[Task goal] Your answer should consist of each line below that contains the string "apply".

[Collected data entries]
•••••
@@ -66,11 +73,15 @@
 
 
 def forward_coarse(decoder, feats, opacity_shift, scaling_shift):
+    return forward_coarse_shared(decoder, feats, opacity_shift, scaling_shift)[:5]
+
+
+def forward_coarse_shared(decoder, feats, opacity_shift, scaling_shift):
     if not supported(decoder):
         raise RuntimeError("lara_amd.coarse: mlp_coarse must be Linear(80,80) ReLU Linear(80,80) ReLU Linear(80, K*(10+sh_dim) <= 48)")
     seq, K, B = decoder.mlp_coarse, decoder.K, feats.shape[0]
-    offset, sh, scaling, rotation, opacity = _CoarseDecoder.apply(
+    offset, sh, scaling, rotation, opacity, alias = _CoarseDecoder.apply(
         feats.reshape(-1, feats.shape[-1]), seq[0].weight, seq[0].bias, seq[2].weight, seq[2].bias, seq[4].weight, seq[4].bias,
         K, decoder.sh_dim, opacity_shift, scaling_shift)
     return (offset.view(B, -1, 3), sh.view(B, -1, decoder.sh_dim // 3, 3), scaling.view(B, -1, 2), rotation.view(B, -1, 4),
-            opacity.view(B, -1, 1))
+            opacity.view(B, -1, 1), alias.view(B, -1, alias.shape[-1]))
diff --git a/lara_amd/csrc/coarsedec.hip b/lara_amd/csrc/coarsedec.hip
--- a/lara_amd/csrc/coarsedec.hip
+++ b/lara_amd/csrc/coarsedec.hip
@@ -1,5 +1,6 @@
 #include "common.h"
 #include "../../include/lara_coarsedec.h"
+#include "lara_seams.h"
 
 namespace {
 
@@ -29,6 +30,7 @@
     const float *dout[5];
     const float *offset_out;
     float *dx;
+    const float *dx_add;
     unsigned short *xb, *h1, *h2, *dz1, *dz2, *dz3;
     float opacity_shift, scaling_shift;
     int width[5], toff[5];
@@ -333,8 +335,18 @@
             const int row = base + 16 * c + c16;
             if (row >= p.M) continue;
             float4 *dst = (float4 *)(p.dx + (size_t)row * CD_F) + q4;
-#pragma unroll
-            for (int i = 0; i < 5; i++) dst[4 * i] = make_float4(acc[i][c][0], acc[i][c][1], acc[i][c][2], acc[i][c][3]);
+            if (!p.dx_add) {
+#pragma unroll
+                for (int i = 0; i < 5; i++) dst[4 * i] = make_float4(acc[i][c][0], acc[i][c][1], acc[i][c][2], acc[i][c][3]);
+            } else {
+                const float4 *add = (const float4 *)(p.dx_add + (size_t)row * CD_F) + q4;
+#pragma unroll
+                for (int i = 0; i < 5; i++) {
+                    const float4 a = add[4 * i];
+                    dst[4 * i] = make_float4(__fadd_rn(acc[i][c][0], a.x), __fadd_rn(acc[i][c][1], a.y), __fadd_rn(acc[i][c][2], a.z),
+                                             __fadd_rn(acc[i][c][3], a.w));
+                }
+            }
         }
     }
 }
@@ -389,6 +401,15 @@
                                  const float *d_offset, const float *d_sh, const float *d_scaling, const float *d_rotation,
                                  const float *d_opacity, float *dx, uint16_t *xb, uint16_t *h1, uint16_t *h2,
                                  uint16_t *dz1, uint16_t *dz2, uint16_t *dz3, void *stream) {
+    return lara_coarse_decoder_backward_add(M, K, sh_dim, x, w1, b1, w2, b2, w3, offset_out, d_offset, d_sh, d_scaling, d_rotation,
+                                            d_opacity, nullptr, dx, xb, h1, h2, dz1, dz2, dz3, stream);
+}
+
+int lara_coarse_decoder_backward_add(int32_t M, int32_t K, int32_t sh_dim, const float *x, const float *w1, const float *b1,
+                                     const float *w2, const float *b2, const float *w3, const float *offset_out,
+                                     const float *d_offset, const float *d_sh, const float *d_scaling, const float *d_rotation,
+                                     const float *d_opacity, const float *dx_add, float *dx, uint16_t *xb, uint16_t *h1,
+                                     uint16_t *h2, uint16_t *dz1, uint16_t *dz2, uint16_t *dz3, void *stream) {
     if (M < 0 || !w1 || !b1 || !w2 || !b2 || !w3) return LARA2DGS_E_INVALID;
     CdP p{};
     if (int rc = fill_map(p, K, sh_dim)) return rc;
@@ -397,7 +418,7 @@
     if (!x || !dx || !xb || !h1 || !h2 || !dz1 || !dz2 || !dz3 || (d_offset && !offset_out)) return LARA2DGS_E_INVALID;
     p.M = M; p.x = x; p.w1 = w1; p.b1 = b1; p.w2 = w2; p.b2 = b2; p.w3 = w3;
     p.dout[0] = d_offset; p.dout[1] = d_sh; p.dout[2] = d_scaling; p.dout[3] = d_rotation; p.dout[4] = d_opacity;
-    p.offset_out = offset_out; p.dx = dx;
+    p.offset_out = offset_out; p.dx = dx; p.dx_add = dx_add;
     p.xb = xb; p.h1 = h1; p.h2 = h2; p.dz1 = dz1; p.dz2 = dz2; p.dz3 = dz3;
     const int trips = (M + CD_PTS - 1) / CD_PTS;
     const int grid = trips < CD_WG_BWD ? trips : CD_WG_BWD;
•••••
[Written reply]
-    offset, sh, scaling, rotation, opacity = _CoarseDecoder.apply(
+    offset, sh, scaling, rotation, opacity, alias = _CoarseDecoder.apply(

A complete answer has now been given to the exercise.